Scaling up in field service management software

Every now and then, we have a client ask us whether it’s possible that we could just install our field service management software in their datacentre (or even their office). At one time, about five years ago, we might have been able to say “Yes” to that, but the system is now so large that it’s impossible to stick it all on one machine easily (if at all!).

The reason has to do with “scalability“. As more clients are taken on board, the number of people using the system at any given moment increases. It’s a constantly increasing pressure on the system. If we have just one server running everything, then that server is under a constant barrage of requests from people.

Let’s say we need to upgrade that server. Let’s say, for example, that we think it needs more RAM to handle the amount of things it is doing at any one moment. In order to do this, we need to take the server offline, put the new RAM in, and put it back online.

There are two obvious issues here: if you take the server offline, then everyone that is trying to use the server is also taken offline, and if your field service management company needs constant and timely updates, then this must absolutely not happen. And, there is a limit to how much RAM you can add to a server anyway. You can’t just keep adding forever!

This kind of scaling, where you increase the resources (RAM, storage, CPU) on a server, is called “vertical scaling“, and it has limits. eg: the maximum RAM you can easily put in a server (depending on the server) is about 64GB. After that, what do you do?

Instead, we use an architecture called “horizontal scaling”. With this, if you have a server that is running out of resources, then add another server.

In the beginning, as I said, we were on a single server, while we were getting the fundamentals built and figuring out what needed to be done to stretch our wings. The first decision in stepping into horizontal scaling is the figure out what you can separate out from the monolithic block of code. What makes sense to have on its own somewhere else?

Field worker software is the same as all other software – it has a logic part and a data part. It’s very easy to move a database off one server and onto another, and some databases even have at least some form of horizontal scaling built in.

MySQL, for example, which we use for some of our data, can be spread out in a “master/slave” topology, where one or more databases act as the “master” databases (you write to them), and then a group of others act as “slave” databases (they copy data from the masters, and you read from these). This is a good step towards horizontal scaling, but not perfect, because there is still some human intervention needed at times in order to set up the servers and tune them so they share fairly. With MySQL, scaling is a combination of vertical and horizontal. To add more storage, you need to add storage to each server in the cluster (unless you have set up “sharding”), and to let the cluster handle more connections easier, you need to add more slave servers.

CockroachDB (CRDB) is another database system that we are looking at which has horizontal scaling built right into it from the beginning. With CRDB, if you find you need to scale, either storage-wise or speed-wise, you simply add another server to the cluster. It’s not compatible with MySQL, though, so you can’t simply drop one and use the other.

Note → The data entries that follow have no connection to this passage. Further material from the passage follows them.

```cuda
int phant_gpu_ctx::verify_fused(const uint8_t* d_nodes, const uint64_t* d_node_off, uint64_t n_nodes, uint64_t total_bytes,
                                const uint64_t* d_proof_first, uint64_t np, const uint8_t* d_keys, const uint8_t* d_roots, uint64_t n_roots,
                                uint64_t* d_bitmap, uint8_t* d_status, uint64_t* d_voff, uint32_t* d_vlen)
{
    phant_gpu_ctx* ctx = this;
    if (np == 0) return wait_walk_fence();
    NvtxRange nvtx("phant:hash+walk");
    if (int rc = d_perms.reserve(ctx, 64)) return rc;
    if (!perms_init) { CU(cudaMemsetAsync(d_perms.ptr, 0, 64, stream)); perms_init = true; }
    const uint32_t* order = nullptr;
    if (!(flags & PHANT_GPU_FLAG_NO_BINNING) && np >= 4096) {
        if (int rc = d_idx.reserve(ctx, keccak_regroup_scratch_bytes(device, np))) return rc;
        if (int rc = d_order.reserve(ctx, 4 * np)) return rc;
        CU(launch_keccak_classify(stream, device, d_proof_first, np, (uint32_t*)d_idx.ptr, (uint32_t*)((unsigned long long*)d_perms.ptr + 1),
                                  nullptr, true));
        CU(launch_keccak_regroup(stream, device, d_proof_first, np, (const uint32_t*)d_idx.ptr, (uint32_t*)d_order.ptr, true));
        stats.launches += 2;
        order = (const uint32_t*)d_order.ptr;
    }
    if (!d_status) {
        if (int rc = ctx->d_status.reserve(ctx, np)) return rc;
        d_status = (uint8_t*)ctx->d_status.ptr;
    }
    time_begin(0);
    CU(launch_verify_fused(stream, device, d_nodes, d_node_off, d_proof_first, order, np, d_keys, d_roots, n_roots, d_status, d_voff, d_vlen,
                           (unsigned long long*)d_perms.ptr));
    time_end();
    stats.launches++;
    stats.keccak_msgs += n_nodes;
    stats.keccak_bytes += total_bytes;
    perms_pending = true;
    if (int rc = wait_walk_fence()) return rc;
    if (d_bitmap) {
        time_begin(1);
        CU(launch_verdict(stream, device, d_status, np, d_bitmap));
        time_end();
        stats.launches++;
    }
    return PHANT_GPU_OK;
}

static int check_offsets_host(const uint64_t* off, uint64_t n, uint64_t* total)
{
    for (uint64_t i = 0; i < n; ++i)
        if (off[i + 1] < off[i]) return PHANT_GPU_E_INVALID;
    *total = off[n];
    return PHANT_GPU_OK;
}

extern "C" int phant_gpu_keccak256_batch(phant_gpu_ctx* ctx, const uint8_t* msgs, const uint64_t* off, uint64_t n, uint8_t* out)
{
    if (!ctx || (n && (!off || !out))) return PHANT_GPU_E_INVALID;
    if (n == 0) return PHANT_GPU_OK;
    CU(cudaSetDevice(ctx->device));
    if (ctx->flags & PHANT_GPU_FLAG_DEVICE_PTRS) {
        uint64_t last = 0;
        CU(cudaMemcpyAsync(&last, off + n, 8, cudaMemcpyDeviceToHost, ctx->stream));
        CU(cudaStreamSynchronize(ctx->stream));
        if (last && !msgs) return PHANT_GPU_E_INVALID;
        return ctx->hash_csr(msgs, off, n, last, out);
    }
    uint64_t total = 0;
    if (int rc = check_offsets_host(off, n, &total)) return rc;
    if (total && !msgs) return PHANT_GPU_E_INVALID;
    if (int rc = ctx->d_msgs.reserve(ctx, total + 64)) return rc;
    if (int rc = ctx->d_off.reserve(ctx, 8 * (n + 1))) return rc;
    if (int rc = ctx->d_out.reserve(ctx, 32 * n)) return rc;
    if (total) CU(cudaMemcpyAsync(ctx->d_msgs.ptr, msgs, total, cudaMemcpyHostToDevice, ctx->stream));
    CU(cudaMemcpyAsync(ctx->d_off.ptr, off, 8 * (n + 1), cudaMemcpyHostToDevice, ctx->stream));
    ctx->stats.h2d_bytes += total + 8 * (n + 1);
    if (int rc = ctx->hash_csr((const uint8_t*)ctx->d_msgs.ptr, (const uint64_t*)ctx->d_off.ptr, n, total, (uint8_t*)ctx->d_out.ptr)) return rc;
    CU(cudaMemcpyAsync(out, ctx->d_out.ptr, 32 * n, cudaMemcpyDeviceToHost, ctx->stream));
    ctx->stats.d2h_bytes += 32 * n;
    CU(cudaStreamSynchronize(ctx->stream));
    return PHANT_GPU_OK;
}

extern "C" int phant_gpu_keccak256_batch_async(phant_gpu_ctx* ctx, const uint8_t* msgs, const uint64_t* off, uint64_t n, uint64_t total_bytes,
                                               uint8_t* out)
// ... 501 lines not shown
```

### phant_b200/csrc/common.cuh

```cuda
#pragma once
#include <cuda_runtime.h>
#include <stdint.h>

namespace phant {

enum KeccakVariant { KECCAK_STAGED = 0, KECCAK_DIRECT = 1, KECCAK_WARP = 2 };

int keccak_num_sms(int device);
cudaError_t launch_keccak(cudaStream_t s, int device, KeccakVariant variant, const uint8_t* msgs, const uint64_t* off,
                          const uint32_t* order, uint64_t n, uint8_t* out, uint32_t* summary ,
                          const uint64_t* len = nullptr );
uint64_t keccak_regroup_scratch_bytes(int device, uint64_t n);
cudaError_t launch_keccak_classify(cudaStream_t s, int device, const uint64_t* off, uint64_t n, uint32_t* hist, uint32_t* ticket,
                                   unsigned long long* perms, bool proofs = false);
cudaError_t launch_keccak_regroup(cudaStream_t s, int device, const uint64_t* off, uint64_t n, const uint32_t* start, uint32_t* order,
                                  bool proofs = false);
cudaError_t launch_verify_fused(cudaStream_t s, int device, const uint8_t* nodes, const uint64_t* node_off, const uint64_t* proof_first,
                                const uint32_t* order, uint64_t n, const uint8_t* keys32, const uint8_t* roots32, uint64_t n_roots,
                                uint8_t* status, uint64_t* val_off , uint32_t* val_len , unsigned long long* perms);

constexpr int PEER_MAX_WORLD = 16;
struct PeerOut {
    uint32_t* dst[PEER_MAX_WORLD];
    unsigned long long* ready[PEER_MAX_WORLD];
    const unsigned long long* done;
    unsigned long long wait_done;
    unsigned long long step;
    uint32_t* ticket;
    uint32_t* err;
    uint32_t world;
};

cudaError_t launch_walk(cudaStream_t s, int device, uint64_t n_proofs, const uint8_t* nodes, const uint64_t* node_off,
                        const uint64_t* node_index , const uint64_t* proof_first, const uint8_t* keys32, const uint8_t* roots32, uint64_t n_roots,
                        const uint8_t* digests, const uint32_t* summary , uint64_t* bitmap, uint8_t* status,
                        uint64_t* val_off, uint32_t* val_len, const PeerOut* peer = nullptr );

cudaError_t launch_verdict(cudaStream_t s, int device, const uint8_t* status, uint64_t n, uint64_t* bitmap);

cudaError_t launch_peer_collect(cudaStream_t s, const unsigned long long* ready, uint32_t world, unsigned long long step, const void* src, void* dst,
                                uint64_t bytes, const PeerOut& sig);

cudaError_t launch_bag_build(cudaStream_t s, int device, const uint8_t* digests, uint64_t n_nodes, uint32_t* table, uint32_t capacity);
cudaError_t launch_walk_bag(cudaStream_t s, int device, uint64_t n_keys, const uint8_t* nodes, const uint64_t* node_off, const uint8_t* keys32,
                            const uint8_t* roots32, uint64_t n_roots, const uint8_t* digests, const uint32_t* summary, const uint32_t* table,
                            uint32_t capacity, uint64_t* bitmap, uint8_t* status, uint64_t* val_off, uint32_t* val_len);

struct StateOut {
    uint8_t* account_status;
    uint64_t* nonce;
    uint8_t* balance32;
    uint8_t* storage_root32;
    uint8_t* code_hash32;
    uint32_t* code_index;
    uint8_t* slot_status;
    uint8_t* slot_vals32;
};
cudaError_t launch_read_accounts(cudaStream_t s, int device, uint64_t n_accounts, const uint8_t* nodes, const uint64_t* node_off,
                                 const uint8_t* digests, const uint32_t* summary, const uint32_t* table, uint32_t capacity,
                                 const uint8_t* keys32, const uint8_t* roots32, uint64_t n_roots, const uint8_t* code_digests,
                                 const uint32_t* code_table , uint32_t code_capacity, uint8_t* rec_roots32,
                                 uint8_t* rec_status, const StateOut& out);
cudaError_t launch_read_slots(cudaStream_t s, int device, uint64_t n_slots, const uint8_t* nodes, const uint64_t* node_off,
                              const uint8_t* digests, const uint32_t* summary, const uint32_t* table, uint32_t capacity,
                              const uint8_t* keys32, const uint32_t* slot_account, uint64_t n_accounts, const uint8_t* rec_roots32,
                              const uint8_t* rec_status, const StateOut& out);

cudaError_t launch_synth_c2(cudaStream_t s, int device, uint64_t seed, uint64_t first_index, uint64_t n, uint32_t depth,
                            int corrupt, uint8_t* nodes, uint64_t* node_off, uint64_t* proof_first, uint8_t* keys32,
                            uint8_t* roots32);
cudaError_t launch_synth_c3_sizes(cudaStream_t s, int device, uint64_t seed, uint64_t first_index, uint64_t n,
                                  uint64_t* n_nodes_per, uint64_t* n_bytes_per);
// ... 7 lines not shown
```

### phant_b200/csrc/keccak_f1600.cuh

```cuda
#pragma once
#include <stdint.h>

namespace phant {

__constant__ uint64_t KECCAK_RC[24] = {
    0x0000000000000001ull, 0x0000000000008082ull, 0x800000000000808aull, 0x8000000080008000ull,
    0x000000000000808bull, 0x0000000080000001ull, 0x8000000080008081ull, 0x8000000000008009ull,
    0x000000000000008aull, 0x0000000000000088ull, 0x0000000080008009ull, 0x000000008000000aull,
    0x000000008000808bull, 0x800000000000008bull, 0x8000000000008089ull, 0x8000000000008003ull,
    0x8000000000008002ull, 0x8000000000000080ull, 0x000000000000800aull, 0x800000008000000aull,
    0x8000000080008081ull, 0x8000000000008080ull, 0x0000000080000001ull, 0x8000000080008008ull};

constexpr int KECCAK_RATE = 136;
constexpr int KECCAK_RATE_WORDS = 17;

template <int N>
__device__ __forceinline__ uint64_t rol64(uint64_t x)
{
    if constexpr (N == 0) return x;
    const uint32_t lo = (uint32_t)x, hi = (uint32_t)(x >> 32);
    uint32_t rlo, rhi;
    if constexpr (N == 32) {
        rlo = hi; rhi = lo;
    } else if constexpr (N < 32) {
// ... 65 lines not shown
__device__ __forceinline__ MsgView msg_view(const void* p)
{
    const uintptr_t a = (uintptr_t)p;
    return MsgView{(const uint64_t*)(a & ~(uintptr_t)7), (uint32_t)(a & 7) * 8};
}
__device__ __forceinline__ uint64_t funnel64(uint64_t lo, uint64_t hi, uint32_t sh)
{
    return sh ? (lo >> sh) | (hi << (64 - sh)) : lo;
}

template <int UNROLL>
__device__ __forceinline__ void absorb_full(uint64_t (&st)[25], const MsgView& v, uint32_t base)
{
    uint64_t w[KECCAK_RATE_WORDS + 1];
#pragma unroll
    for (int k = 0; k < KECCAK_RATE_WORDS; ++k) w[k] = v.w[base + k];
    w[KECCAK_RATE_WORDS] = v.sh ? v.w[base + KECCAK_RATE_WORDS] : 0;
#pragma unroll
    for (int k = 0; k < KECCAK_RATE_WORDS; ++k) st[k] ^= funnel64(w[k], w[k + 1], v.sh);
    keccak_f1600<UNROLL>(st);
}

template <int UNROLL>
__device__ __forceinline__ void absorb_final(uint64_t (&st)[25], const MsgView& v, uint32_t base, uint32_t rem)
{
    const uint32_t mis = v.sh >> 3;
#pragma unroll
    for (int k = 0; k < KECCAK_RATE_WORDS; ++k) {
        const int valid = (int)rem - 8 * k;
        uint64_t word = 0;
        if (valid > 0) {
            const uint64_t lo = v.w[base + k];
            const uint64_t hi = (mis + (valid > 8 ? 8 : valid) > 8) ? v.w[base + k + 1] : 0;
            word = funnel64(lo, hi, v.sh);
            if (valid < 8) word &= (1ull << (8 * valid)) - 1;
        }
        if (valid >= 0 && valid < 8) word ^= 1ull << (8 * valid);
        st[k] ^= word;
    }
    st[KECCAK_RATE_WORDS - 1] ^= 0x8000000000000000ull;
    keccak_f1600<UNROLL, true>(st);
}

#ifndef PHANT_HOST_SMEM
__device__ __forceinline__ uint32_t lds32(uint32_t saddr)
{
    uint32_t v;
    asm volatile("ld.shared.u32 %0, [%1];" : "=r"(v) : "r"(saddr));
    return v;
}
#else
__device__ __forceinline__ uint32_t lds32(uint32_t saddr) { uint32_t v; memcpy(&v, PHANT_HOST_SMEM + saddr, 4); return v; }
#endif
template <int UNROLL, bool DIGEST_ONLY = false>
__device__ __forceinline__ void absorb_full_smem(uint64_t (&st)[25], uint32_t sa)
{
    const uint32_t a4 = sa & ~3u, sh = (sa & 3u) * 8;
    uint32_t w[2 * KECCAK_RATE_WORDS + 1];
#pragma unroll
    for (int j = 0; j < 2 * KECCAK_RATE_WORDS; ++j) w[j] = lds32(a4 + 4 * j);
    w[2 * KECCAK_RATE_WORDS] = sh ? lds32(a4 + 4 * 2 * KECCAK_RATE_WORDS) : 0;
#pragma unroll
    for (int k = 0; k < KECCAK_RATE_WORDS; ++k) {
        const uint32_t lo = __funnelshift_r(w[2 * k], w[2 * k + 1], sh);
        const uint32_t hi = __funnelshift_r(w[2 * k + 1], w[2 * k + 2], sh);
        st[k] ^= ((uint64_t)hi << 32) | lo;
    }
    keccak_f1600<UNROLL, DIGEST_ONLY>(st);
}
#ifndef PHANT_HOST_SMEM
__device__ __forceinline__ void sts32_(uint32_t saddr, uint32_t v) { asm volatile("st.shared.u32 [%0], %1;" ::"r"(saddr), "r"(v) : "memory"); }
#else
__device__ __forceinline__ void sts32_(uint32_t saddr, uint32_t v) { memcpy(PHANT_HOST_SMEM + saddr, &v, 4); }
#endif
template <int UNROLL>
__device__ __forceinline__ void absorb_final_smem_masked(uint64_t (&st)[25], uint32_t sa, uint32_t rem)
{
    const uint32_t a4 = sa & ~3u, sh = (sa & 3u) * 8;
    const uint32_t nfw = rem >> 2, tail = rem & 3u;
    const uint32_t bmask = (1u << (8 * tail)) - 1u, pad = 1u << (8 * tail);
    uint32_t prev = rem ? lds32(a4) : 0;
#pragma unroll
    for (int j = 0; j < 2 * KECCAK_RATE_WORDS; ++j) {
        uint32_t word = 0;
        if ((uint32_t)j < nfw || ((uint32_t)j == nfw && tail)) {
            const uint32_t next = lds32(a4 + 4 * (j + 1));
            word = __funnelshift_r(prev, next, sh);
            prev = next;
        }
        if ((uint32_t)j == nfw) word = (word & bmask) ^ pad;
        if (j == 2 * KECCAK_RATE_WORDS - 1) word ^= 0x80000000u;
        st[j >> 1] ^= (j & 1) ? ((uint64_t)word << 32) : (uint64_t)word;
    }
    keccak_f1600<UNROLL, true>(st);
}
template <int UNROLL>
__device__ __forceinline__ void absorb_final_smem(uint64_t (&st)[25], uint32_t sa, uint32_t rem, uint32_t room)
{
    if (room < KECCAK_RATE + 4) { absorb_final_smem_masked<UNROLL>(st, sa, rem); return; }
    const uint32_t a4 = sa & ~3u, s = sa & 3u;
    const uint32_t p0 = rem + s, p1 = KECCAK_RATE - 1 + s;
    const uint32_t q0 = p0 >> 2, b0 = p0 & 3u, q1 = p1 >> 2, b1 = p1 & 3u;
    uint32_t w0 = lds32(a4 + 4 * q0);
    w0 = (w0 & ((1u << (8 * b0)) - 1u)) | (1u << (8 * b0));
    if (q0 == q1) w0 |= 0x80u << (8 * b1);
    sts32_(a4 + 4 * q0, w0);
    for (uint32_t q = q0 + 1; q < q1; ++q) sts32_(a4 + 4 * q, 0u);
    if (q1 > q0) sts32_(a4 + 4 * q1, 0x80u << (8 * b1));
    absorb_full_smem<UNROLL, true>(st, sa);
}

template <int UNROLL = 2>
__device__ __forceinline__ void keccak256_thread(const uint8_t* p, uint64_t len, uint64_t (&digest)[4])
{
    uint64_t st[25];
#pragma unroll
    for (int i = 0; i < 25; ++i) st[i] = 0;
    const MsgView v = msg_view(p);
    uint32_t base = 0;
    while (len >= KECCAK_RATE) {
        absorb_full<UNROLL>(st, v, base);
        base += KECCAK_RATE_WORDS;
        len -= KECCAK_RATE;
    }
    absorb_final<UNROLL>(st, v, base, (uint32_t)len);
#pragma unroll
    for (int i = 0; i < 4; ++i) digest[i] = st[i];
}

}
```

### phant_b200/csrc/verify_fused.cu

```cuda
#include "common.cuh"
#include "stage.cuh"
#include "verify_fused.cuh"

namespace phant {

template <int UNROLL, int BLOCKS, int WARPS>
__global__ void __launch_bounds__(WARPS * 32)
verify_fused_kernel(const uint8_t* __restrict__ nodes, const uint64_t* __restrict__ node_off, const uint64_t* __restrict__ proof_first,
                    const uint32_t* __restrict__ order, uint64_t n, const uint8_t* __restrict__ keys32, const uint8_t* __restrict__ roots32,
                    uint64_t n_roots, uint8_t* __restrict__ status, uint64_t* __restrict__ val_off, uint32_t* __restrict__ val_len,
                    unsigned long long* __restrict__ perms)
{
    extern __shared__ __align__(128) uint8_t smem[];
    const uint32_t warp = threadIdx.x >> 5, lane = threadIdx.x & 31;
    const uint32_t bar = smem_u32(smem) + 8 * warp;
    constexpr int SLOT = stage_slot(BLOCKS), WINDOW = stage_window(BLOCKS);
    uint8_t* slot = smem + 128 + (warp * 32 + lane) * SLOT;
    const uint32_t slot_s = smem_u32(slot);
    if (lane == 0) mbar_init(bar, 32);
    fence_proxy_async();
    __syncthreads();
    uint32_t parity = 0;
    unsigned long long my_perms = 0;

    const uint64_t n_tiles = (n + 31) / 32;
    for (uint64_t tile = (uint64_t)blockIdx.x * WARPS + warp; tile < n_tiles; tile += (uint64_t)gridDim.x * WARPS) {
        const uint64_t idx = tile * 32 + lane;
        const bool active = idx < n;
        uint64_t p = 0;
        FusedLane L;
        L.done = true;
        if (active) {
            p = order ? order[idx] : idx;
            fused_begin(L, node_off, proof_first[p], proof_first[p + 1], keys32 + 32 * p, roots32 + (n_roots == 1 ? 0 : 32 * p));
        }
        while (!__all_sync(0xffffffffu, L.done)) {
            uint64_t a0 = 0;
            const uint32_t cs = L.done ? 0 : fused_window<WINDOW>(L, a0);
            if (cs) {
                fence_proxy_async();
                mbar_arrive_expect_tx(bar, cs);
                bulk_g2s(slot_s, nodes + a0, cs, bar);
            } else {
                mbar_arrive(bar);
            }
            mbar_wait(bar, parity);
            parity ^= 1;
            if (!L.done) fused_step<UNROLL, SLOT>(L, nodes, node_off, slot_s, slot, cs);
        }
        if (active) {
            status[p] = (uint8_t)L.status;
            if (val_off) val_off[p] = L.voff;
            if (val_len) val_len[p] = L.vlen;
            my_perms += L.perms;
        }
    }
    for (int o = 16; o; o >>= 1) my_perms += __shfl_down_sync(0xffffffffu, my_perms, o);
    if (lane == 0 && my_perms) atomicAdd(perms, my_perms);
}
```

We also use MongoDB with our field service engineer software, which is a “NoSQL” database. We use that for storing files which need to be accessible on multiple servers. MongoDB handles horizontal scaling very well, using an architecture called a “replicated sharded cluster“. Basically, it splits large files apart into smaller chunks, and makes multiple copies (three is the recommended minimum) which it keeps in replica sets. The sharding and replicating is completely automatic once set up, and if something goes wrong reading any chunk, then the system automatically figures out where it can get a working copy. This works well. Recently, our hosting provider had an issue with power supplies in a datacentre and a load of servers went down, but because of how we spread our system across multiple datacentres (and countries), this had absolutely no effect on our clients at all. No-one noticed but the dev team who were monitoring everything.

After the database, the application itself is examined, and broken down conceptually into discrete units. The simplest example in a field service management system is that there is a part of the system which the mobile devices talk to, there is the customer relationship manager section, and there are the various report generators, emailers, etc. Each of these can be carefully separated from the main monolithic block and put onto its own server.

To separate out the mobile-facing part of the application, for example, we made a copy of the main application that we then called the “mobile server”, changed the mobile device code so it spoke to the mobile server and not the main server, we made sure that everything that gets sent to the mobile server (data, files) is available on the main server transparently and immediately, and then we simply removed all the code on the mobile server that wasn’t strictly about handling mobile app requests. When we repeated this on the main server (removing all the mobile app request handling code), we now had two separate servers, each performing distinct services, and each of them requiring less resources to stay fast and user-friendly.

There is the added bonus that when you break a monolith apart into its logical sectors, new developers don’t need to learn the entire system – they can just learn the part you put them on. In FieldMotion, our developers all have overlapping spheres of knowledge, so that if there is a question and I’m not around, then /someone/ will know the answer.

Another thing to be careful of is to make sure that when you break a system down to its parts, you are doing it in such a way that the new standalone services can be replicated. For example, we try to have at least three of everything, so if someone tries to access a server and it’s down or slow, then a backup server is ready to take up the slack. It’s not just databases that need redundancy. You need a few of everything.